Michael hizo levitar una silla plegable blanca hacia Andie desde el otro extremo de la estancia. Mientras la mujer se sentaba, el joven Ryton le lanzó un guiño tranquilizador.

—¡Qué extraño que vengas a vernos, Skerry! ¿Qué te traes entre manos? —preguntó Halden.

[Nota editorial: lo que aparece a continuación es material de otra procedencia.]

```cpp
__global__ void __launch_bounds__(512) rvo_vel_kernel(const Params P, const RvoVelArgs A, double* out) {
  extern __shared__ __attribute__((aligned(16))) unsigned char smem[];
  const int N = P.N, d = threadIdx.x, e = blockIdx.x;
  const int T = blockDim.x;
  double* const lx = reinterpret_cast<double*>(smem);
  const bool active = d < N;
  const int g = active ? e * N + d : e * N;
  Drone S;
  S.x = P.px()[g]; S.y = P.py()[g]; S.z = P.pz()[g];
  S.vx = P.vx()[g]; S.vy = P.vy()[g]; S.vz = P.vz()[g];
// ... 130 lines not shown
```

### 3drvo-marl-collisionavoidance_amd/csrc/rvo3d_capi.hip

```cpp
#include "../../include/rvo3d.h"
#include "rvo3d_device.hpp"

#include <atomic>
#include <cmath>
#include <cstdio>
#include <cstdlib>
#include <cstring>
#include <exception>
#include <new>
#include <string>
#include <vector>

using rvo3d::Params;

namespace {
thread_local std::string g_err;

int fail(int code, const std::string& msg) {
  g_err = msg;
  return code;
}
#define HIP_TRY(expr)                                                            \
  do {                                                                           \
    hipError_t _e = (expr);                                                      \
// ... 317 lines not shown
  *out = nullptr;
  if (cfg->num_envs < 1 || cfg->num_drones < 1 || cfg->num_drones > rvo3d::kMaxThreads)
    return fail(RVO3D_ERR_INVALID, "need num_envs >= 1 and 1 <= num_drones <= 512");
  if (cfg->max_points < 2 || cfg->num_buildings < 0 || cfg->neighbors_num < 0)
    return fail(RVO3D_ERR_INVALID, "need max_points >= 2, num_buildings >= 0, neighbors_num >= 0");
  if ((long long)cfg->num_envs * cfg->num_drones > (1ll << 30))
    return fail(RVO3D_ERR_INVALID, "num_envs * num_drones too large");
  if (cfg->action_decimals > 9) return fail(RVO3D_ERR_INVALID, "action_decimals must be <= 9");
  DeviceGuard dg;
  if (int rc0 = dg.enter(cfg->device)) return rc0;

  rvo3d_env* h = new (std::nothrow) rvo3d_env();
  if (!h) return fail(RVO3D_ERR_INVALID, "out of host memory");
  struct Owner {
    rvo3d_env* p;
    ~Owner() {
      if (!p) return;
      if (p->arena) (void)hipFree(p->arena);
      delete p;
    }
  } owner{h};
  h->cfg = *cfg;
  Params& P = h->P;
  rvo3d::Cold& C = h->cold;
  std::memset(&P, 0, sizeof P);
  std::memset(&C, 0, sizeof C);
  P.E = cfg->num_envs; P.N = cfg->num_drones; P.P = cfg->max_points;
  C.nb = cfg->num_buildings; P.nm = cfg->neighbors_num; P.env_train = cfg->env_train ? 1 : 0;
  P.W = 12 + 9 * P.nm;
#ifdef RVO3D_DIAG
  if (const char* ab = std::getenv("RVO3D_ABLATE")) P.ablate = std::atoi(ab);
#endif
  C.act_scale = cfg->action_decimals >= 0 ? std::pow(10.0, cfg->action_decimals) : 0.0;
  for (int k = 0; k < 3; ++k) C.map[k] = cfg->map_size[k];
  P.T10 = sq_threshold(10.0);
  C.T5 = sq_threshold(5.0);
  C.bgx = C.bgy = 0; C.bg_inv = 0.0;
  if (cfg->num_buildings > 0 && cfg->map_size[0] > 0 && cfg->map_size[1] > 0 &&
      std::isfinite(cfg->map_size[0]) && std::isfinite(cfg->map_size[1])) {
    const double cs = std::fmax(8.0, std::fmax(cfg->map_size[0], cfg->map_size[1]) / 64.0);
    C.bgx = (int)std::ceil(cfg->map_size[0] / cs); C.bgy = (int)std::ceil(cfg->map_size[1] / cs);
    if (C.bgx < 1) C.bgx = 1;
    if (C.bgy < 1) C.bgy = 1;
    C.bg_inv = 1.0 / cs;
  }
  C.T04 = sq_threshold(0.4);
  {
    double mx = std::fmax(C.map[0], std::fmax(C.map[1], C.map[2]));
    if (!(mx > 0)) mx = 1.0;
    for (int k = 0; k < 3; ++k) C.cen[k] = 0.5 * C.map[k];
    const double cmax = 0.75 * mx + 16.0;
    const double u = std::ldexp(1.0, -24);
    const double eD = u * (2.0 * cmax + 21.0);
    const double band = 2.0 * (2.0 * 1.7320508 * 10.5 * eD + 3.0 * eD * eD + 8.0 * u * 110.25);
    C.cmax = (float)cmax;
    P.band = std::nextafter((float)band, INFINITY);
    const float t10f = std::nextafter((float)(P.T10 + band), INFINITY);
    P.t10n = -std::nextafter(t10f, INFINITY);
    P.bandn = P.band + P.t10n;
    C.kdot = std::nextafter((float)(2.0 * (eD + 4.0 * u * 10.5) * 1.001), INFINITY);
    const double gap = 512.0 * band;
    const double cs = 4.0 * (1.7320508 * eD / std::sqrt(gap) + 8.0 * u);
    P.x1_gap = (float)gap;
    P.x1_k2 = (float)(1.0 - (4e-3 + 4.0 * cs));
    const double cs_out = cs > 1e-3 ? cs : 1e-3;
    P.x1_cs2 = (float)(cs_out * cs_out);
// ... 85 lines not shown
  RVO3D_API_BEGIN
  DeviceGuard dg;
  int rc = check(h, false, dg);
  if (rc) return rc;
  if (!waypoints || !n_points) return fail(RVO3D_ERR_INVALID, "waypoints / n_points are required");
  const Params& P = h->P;
  const rvo3d::Cold& C = h->cold;
  if (C.nb > 0 && !buildings) return fail(RVO3D_ERR_INVALID, "buildings required when num_buildings > 0");
  hipStream_t s = static_cast<hipStream_t>(stream);
  const size_t EN = (size_t)P.E * P.N;
  std::vector<double> wp((size_t)P.P * 3 * EN), rl(EN), rad(EN), pri(EN), p95(P.P);
  for (size_t g = 0; g < EN; ++g) {
    const int np = n_points[g];
    if (np < 2 || np > P.P) return fail(RVO3D_ERR_INVALID, "n_points entries must be in [2, max_points]");
    const double* src = waypoints + g * P.P * 3;
    double total = 0.0;
    for (int k = 0; k < P.P; ++k) {
      const int kk = k < np ? k : np - 1;
      for (int c = 0; c < 3; ++c) wp[((size_t)k * 3 + c) * EN + g] = src[kk * 3 + c];
      if (k + 1 < np) {
        const double dx = src[(k + 1) * 3] - src[k * 3], dy = src[(k + 1) * 3 + 1] - src[k * 3 + 1],
                     dz = src[(k + 1) * 3 + 2] - src[k * 3 + 2];
        total += std::sqrt(py_sq(dx) + py_sq(dy) + py_sq(dz));
      }
    }
    rl[g] = total;
    rad[g] = radius ? radius[g] : 0.2;
    pri[g] = priority ? priority[g] : 5.0;
  }
  {
    bool uni = true;
    for (size_t g = 1; g < EN && uni; ++g)
      uni = std::memcmp(&rad[g], &rad[0], 8) == 0 && std::memcmp(&pri[g], &pri[0], 8) == 0;
    h->P.uniform_rp = uni ? 1 : 0;
    h->P.r0 = rad[0];
    h->P.prio0 = pri[0];
  }
  for (int k = 0; k < P.P; ++k) p95[k] = std::pow(0.95, (double)k);
  HIP_TRY(hipMemcpy2DAsync((void*)P.wp(0, 0), (size_t)P.S * 8, wp.data(), EN * 8, EN * 8,
                           (size_t)P.P * 3, hipMemcpyHostToDevice, s));
  HIP_TRY(hipMemcpyAsync((void*)P.n_points(), n_points, EN * 4, hipMemcpyHostToDevice, s));
  HIP_TRY(hipMemcpyAsync((void*)P.route_len(), rl.data(), EN * 8, hipMemcpyHostToDevice, s));
  HIP_TRY(hipMemcpyAsync((void*)P.radius(), rad.data(), EN * 8, hipMemcpyHostToDevice, s));
  HIP_TRY(hipMemcpyAsync((void*)P.prio(), pri.data(), EN * 8, hipMemcpyHostToDevice, s));
  HIP_TRY(hipMemcpyAsync((void*)C.pow95, p95.data(), (size_t)P.P * 8, hipMemcpyHostToDevice, s));
  std::vector<uint16_t> grid;
  if (C.nb > 0) {
    HIP_TRY(hipMemcpyAsync((void*)C.bld, buildings, (size_t)C.nb * 32, hipMemcpyHostToDevice, s));
    if (C.bgx > 0) {
      const int K = rvo3d::kBgridK;
      const double cs = 1.0 / C.bg_inv;
      double rmax = 0.0;
      for (size_t g = 0; g < EN; ++g) {
        if (rad[g] != rad[g]) rmax = INFINITY;
        else if (rad[g] > rmax) rmax = rad[g];
      }
      grid.assign((size_t)C.bgx * C.bgy * (K + 1), 0);
      for (int ix = 0; ix < C.bgx; ++ix)
        for (int iy = 0; iy < C.bgy; ++iy) {
          uint16_t* cell = &grid[((size_t)ix * C.bgy + iy) * (K + 1)];
          const double x0 = ix == 0 ? -INFINITY : ix * cs, x1 = ix == C.bgx - 1 ? INFINITY : (ix + 1) * cs;
          const double y0 = iy == 0 ? -INFINITY : iy * cs, y1 = iy == C.bgy - 1 ? INFINITY : (iy + 1) * cs;
          int n = 0;
          bool overflow = false;
          for (int b = 0; b < C.nb && !overflow; ++b) {
            const double bx = buildings[4 * b], by = buildings[4 * b + 1];
            double reach = rmax + buildings[4 * b + 3];
            if (!(reach < 5.0)) reach = 5.0;
            reach += 1e-3;
// ... 552 lines not shown
```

—Échale un vistazo a esto.

Skerry lanzó un disquete sobre la mesa. Halden frunció el entrecejo.

—¿Qué es?

—¿Quieres levantar el ánimo de las tropas aquí presentes? ¿Quieres que se interesen por encontrar a alguien que sustituya a Jacobsen durante lo que resta de legislatura? Seguro que lo que he traído acelerará los latidos de vuestros corazones mutantes. Y es una buena razón para que debamos tener a alguien en el Congreso lo antes posible. Ese disco es una prueba de que se realizan investigaciones con genes mutantes en Brasil.

—¿Brasil? ¿Esos rumores son ciertos?

Skerry asintió.

—Están haciendo estudios de tejido germinal —dijo—. Tests de locus específicos, aparentemente en sujetos humanos.

—Tratando de detectar y aislar mutaciones que puedan ser reproducidas en cápsulas de Petri… Esto es mucho más serio de lo que habíamos imaginado —dijo Halden, pálido. Entregó el disquete a Zenora y ésta lo introdujo en la unidad central de la pantalla de la sala.

Las luces de la estancia se amortiguaron y la pantalla repasó el contenido del disco, mostrándolo con una luz azul parpadeante. A Michael le pareció reconocer una especie de diagramas sacados de un manual de genética. Su padre, en cambio, se enderezó, en su silla con un gesto de alarma, igual que Halden; los dos observaban la pantalla con gran atención.

—¿Alelos dobles? ¿Cigotos fraccionados? ¿Son humanos esos embriones? —preguntó Ryton.

—Eso parece.

—Increíble. Nosotros no podemos ni aproximarnos a semejante precisión —comentó Halden con voz cargada de emoción—. Ni siquiera con psicoquinesis.

—¿Alguno de estos embriones ha sido implantado o se ha desarrollado hasta el final con éxito? —preguntó James Ryton.

—No lo sé —respondió Skerry—. Se ignora hasta dónde han llegado y quién patrocina los experimentos. Estos documentos son de hace un par de años y están incompletos.

—¿Dónde los encontraste?

—Digamos —contestó Skerry, encogiéndose de hombros— que un feliz accidente me permitió localizarlos.

—Supongo que eso significa que los robaste —Halden suspiró.

Michael ocultó una sonrisa. «Bien por Skerry», pensó.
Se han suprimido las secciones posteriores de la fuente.